The moment is almost upon me.  Scotland is beckoning me and I have been rifling through camping and hiking gear, making sure that I am prepared.

If you have read my previous posts about camping you will be aware that there is one thing that I am not and that is a camper.  Glamping is not even in my vocabulary…and certainly not part of my bucket list.

Everyone, and I mean everyone I have spoken to is telling how much I will love it, being in a tent.  They obviously don’t know how wrong they are.

I have a history of bad experiences in tents and that is the problem.  First, my tent was unpegged by some rather drunk cricketers many years ago, leaving me flailing under yards of sticky canvas as I tried to work my way out into the darkness.

Then there was the time at Le Mans 24 hour bike racing when I inadvertently (late night, a few beers….) left my white leather jacket outside my tent and it was no longer there in the morning.  Not so much the tent’s fault, but a by-product, all the same.
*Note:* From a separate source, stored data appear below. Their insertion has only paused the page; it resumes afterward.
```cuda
// ... 48 lines not shown
  auto dalloc = [c](auto** p, size_t n) { return fg_dalloc(c, c->allocs, reinterpret_cast<float**>(p), n); };
  FG_TRY(dalloc(&c->lop_sx, 2));
  FG_TRY(dalloc(&c->lop_sy, 2));
  FG_TRY(dalloc(&c->seed_dev, 2 * kMaxIters));
  c->splitk_ws_elems = (size_t)c->sm_count * 4 * 128 * 128;
  FG_TRY(dalloc(&c->splitk_ws, c->splitk_ws_elems));
  c->red_ws_elems = (size_t)4 << 20;
  FG_TRY(dalloc(&c->red_ws, 2 * c->red_ws_elems));
  FG_TRY(dalloc(&c->red_ws_opt, 2 * kOptRedRows));
  FG_TRY(dalloc(&c->red_ticket, 2));
  FG_TRY(dalloc(&c->bwd_claim, 1));
  FG_TRY(dalloc(&c->small_ws, (size_t)kSmallMaxParts * 9 * 4 * 128));
  FG_TRY(dalloc(&c->bn_acc, 4 * 256 * 2));
  FG_TRY(dalloc(&c->bn_slice_acc, 32 * 4 * 256 * 2 + 64));
  FG_TRY(dalloc(&c->bn_parts, B * 3072));
  c->io_dev_elems = std::max<size_t>(B * 1024 * C, B * kMaskPerSample);
  return dalloc(&c->io_dev, c->io_dev_elems);
}
void ctx_free(fg_ctx* c) {
  for (void* p : c->allocs) cudaFree(p);
  c->allocs.clear();
  for (int i = 0; i < 8; ++i)
    if (c->scratch[i]) cudaFree(c->scratch[i]);
}
}

extern "C" {

const char* fg_version(void) { return "fg_b200 0.1 (sm_90a)"; }
const char* fg_last_error(void) { return g_err; }
// ... 44 lines not shown
  if (r != FG_OK) {
    net32_free(c);
    ctx_free(c);
    cudaStreamDestroy(c->stream);
    delete c;
    return r;
  }
  *out = c;
  return FG_OK;
}

int fg_destroy(fg_ctx* c) {
  if (!c) return FG_OK;
  cudaSetDevice(c->device);
  cudaStreamSynchronize(c->stream);
  if (c->comm_stream) {
    cudaStreamSynchronize(c->comm_stream);
    cudaStreamDestroy(c->comm_stream);
    cudaEventDestroy(c->ev_fork);
    cudaEventDestroy(c->ev_join);
  }
  tc_destroy(c);
  net32_free(c);
  ctx_free(c);
  for (auto& kv : c->timers)
    for (auto& pr : kv.second.pending) {
      cudaEventDestroy(pr.first);
      cudaEventDestroy(pr.second);
    }
  if (c->own_stream && c->stream) cudaStreamDestroy(c->stream);
  delete c;
  return FG_OK;
}

int fg_set_stream(fg_ctx* c, void* s) {
  ENTER(c);
// ... 213 lines not shown
```

face_generator_b200/csrc/convl.cu:

```cuda
#include "convl.h"

#include "k_conv_tc.h"
#include "k_misc.h"

int convl_dalloc(ConvLEnv& e, float** p, size_t elems) { return fg_dalloc(e.c, *e.allocs, p, elems); }

int ScalePairs::alloc(fg_ctx* c, std::vector<void*>& allocs, int pairs) {
  n = pairs;
  used = 0;
  return fg_dalloc(c, allocs, &base, 2 * (size_t)pairs);
}
int ScalePairs::take(float** pair) {
  if (used == n) {
    fg_set_error("a block of %d FP16 scale pairs is full", n);
    return FG_ERR_UNSUPPORTED;
  }
  *pair = base + 2 * used++;
  return FG_OK;
}
int ScalePairs::reset(fg_ctx* c) const {
  if (!tc_f16(c)) return FG_OK;
  FG_CUDA(cudaMemset2DAsync(base, 2 * sizeof(float), 0, sizeof(float), n, c->stream));
  return FG_OK;
}
// ... 13 lines not shown
      op.split_ready = false;
      return FG_OK;
    }
    return tc_split(c, x, op.hi, op.lo, n);
  }
  if (op.amax_ready) op.amax_ready = false;
  else FG_TRY(tc_amax(c, x, n, op.s));
  return tc_split_h(c, x, op.hi, op.lo, n, op.s);
}
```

Then, of course, there was the time, whilst glamping, that a wild animal – talking a fox here, not a grizzly bear or anything – decided to get cozy on the other side of the canvas. Hunkering down in my sleeping bag, on my proper mattress, in some paranoid state that the animal would scratch its way through and eat me, meant I didn’t sleep until dawn broke.  I gave up camping after that experience.

Although it nearly got me again; once in a Safari Lodge in Kenya, the lovely man on reception gave me keys for the tent – “It’s glamorous.  People pay more for the tent than the lodge room!”  I was told by my companions who were actually envious of my accommodation!  And they did agree to swap.  What a close shave, that was.  And whilst I slept soundly to the distant grunts of rhino down by the river, the ‘swappers’ didn’t sleep at all as the baboons played  ‘chase the fruit that your brother’s found’ all night on their roof.  And they suffered a cold shower in the morning.  I merely thanked them, truly grateful for their sacrifice and didn’t mention the warm water in which I had started my morning.

So the idea of camping, now… after so long?

Looking forward to the sleeper train though, as that is a first and of course, the hiking and the hopefully (if all being well and my powers of persuasion are working) the luxury 5-star hotel that I will find myself in instead…..hmmmm, well I can dream!